Die öffentliche Ordnung, hier im Besonderen das Interesse an einer geordneten Zuwanderung, erfordert es daher, dass Fremde, die nach Österreich einwandern wollen, die dabei zu beachtenden Vorschriften einhalten. Die öffentliche Ordnung wird etwa beeinträchtigt, wenn einwanderungswillige Fremde, ohne das betreffende Verfahren abzuwarten, sich unerlaubt nach Österreich begeben, um damit die österreichischen Behörden vor vollendete Tatsachen zu stellen. Die Ausweisung kann in solchen Fällen trotz eines vielleicht damit verbundenen Eingriffs in das Privatleben und Familienleben erforderlich sein, um jenen Zustand herzustellen, der bestünde, wenn sich der Fremde gesetzestreu verhalten hätte (VwGH 21.2.1996, Zl. 95/21/1256). Dies insbesondere auch deshalb, weil als allgemein anerkannter Rechtsgrundsatz gilt, dass aus einer unter Missachtung der www.ris.bka.gv.at Seite 73 von 77 Bundesverwaltungsgericht 08.11.2019

Rechtsordnung geschaffenen Situation keine Vorteile gezogen werden dürfen. (VwGH 11.12.2003, Zl. 2003/07/0007). Der VwGH hat weiters festgestellt, dass beharrliches illegales Verbleiben eines Fremden nach rechtskräftigem Abschluss des Asylverfahrens bzw. ein länger dauernder illegaler Aufenthalt eine gewichtige Gefährdung der öffentlichen Ordnung im Hinblick auf ein geordnetes Fremdenwesen darstellen würde, was eine Ausweisung als dringend geboten erscheinen lässt (VwGH 31.10.2002, Zl. 2002/18/0190).
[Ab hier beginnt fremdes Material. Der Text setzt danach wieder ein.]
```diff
@@ -456,10 +473,11 @@
       const int cc = cb + 16 * tj + li;                                              \
       if (!diag || cc <= r) Aic[(size_t)r * ld + cc] = CV[tj][reg] - acc[TI][tj][reg]; \
     }
-  BAE_CHUNK(0, true, BAE_GLOAD(kcur + 2 * KC2), true);
-  BAE_CHUNK(1, true, BAE_GLOAD(kcur + 3 * KC2), true);
-  BAE_CHUNK(2, true, , true);
-  BAE_CHUNK(3, false, BAE_CLOAD(cva, 0), false);
+  BAE_VOFF_PIN;
+  BAE_CHUNK(0, true, true, kcur + 2 * KC2, true, );
+  BAE_CHUNK(1, true, true, kcur + 3 * KC2, true, );
+  BAE_CHUNK(2, true, false, 0, true, );
+  BAE_CHUNK(3, false, false, 0, false, BAE_CLOAD(cva, 0));
 #ifdef BAE_TIME128
   const unsigned long long tt2 = __builtin_readcyclecounter();
   const unsigned long long tw2 = wall_clock64();
@@ -500,7 +518,11 @@
 #undef BAE_GLOAD
 #undef BAE_SSTORE
 #undef BAE_LDF
-#undef BAE_MM
+#undef BAE_GLOAD1
+#undef BAE_VOFF_PIN
+#undef BAE_SSTORE1
+#undef BAE_LDF1
+#undef BAE_STEP
 #undef BAE_CHUNK
 }
 
```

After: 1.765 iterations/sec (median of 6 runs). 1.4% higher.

Die geordnete Zuwanderung von Fremden ist auch für das wirtschaftliche Wohl des Landes von besonderer Bedeutung, da diese sowohl für den sensiblen Arbeitsmarkt als auch für das Sozialsystem gravierende Auswirkung hat. Es entspricht der allgemeinen Lebenserfahrung, dass insbesondere nicht rechtmäßig im Bundesgebiet aufhältige Fremde, welche daher auch über keine arbeitsrechtliche Berechtigung verfügen, die reale Gefahr besteht, dass sie zur Finanzierung ihres Lebensunterhaltes auf den inoffiziellen Arbeitsmarkt drängen, was wiederum erhebliche Auswirkungen auf den offiziellen Arbeitsmarkt, das Sozialsystem und damit auf das wirtschaftliche Wohl des Landes hat.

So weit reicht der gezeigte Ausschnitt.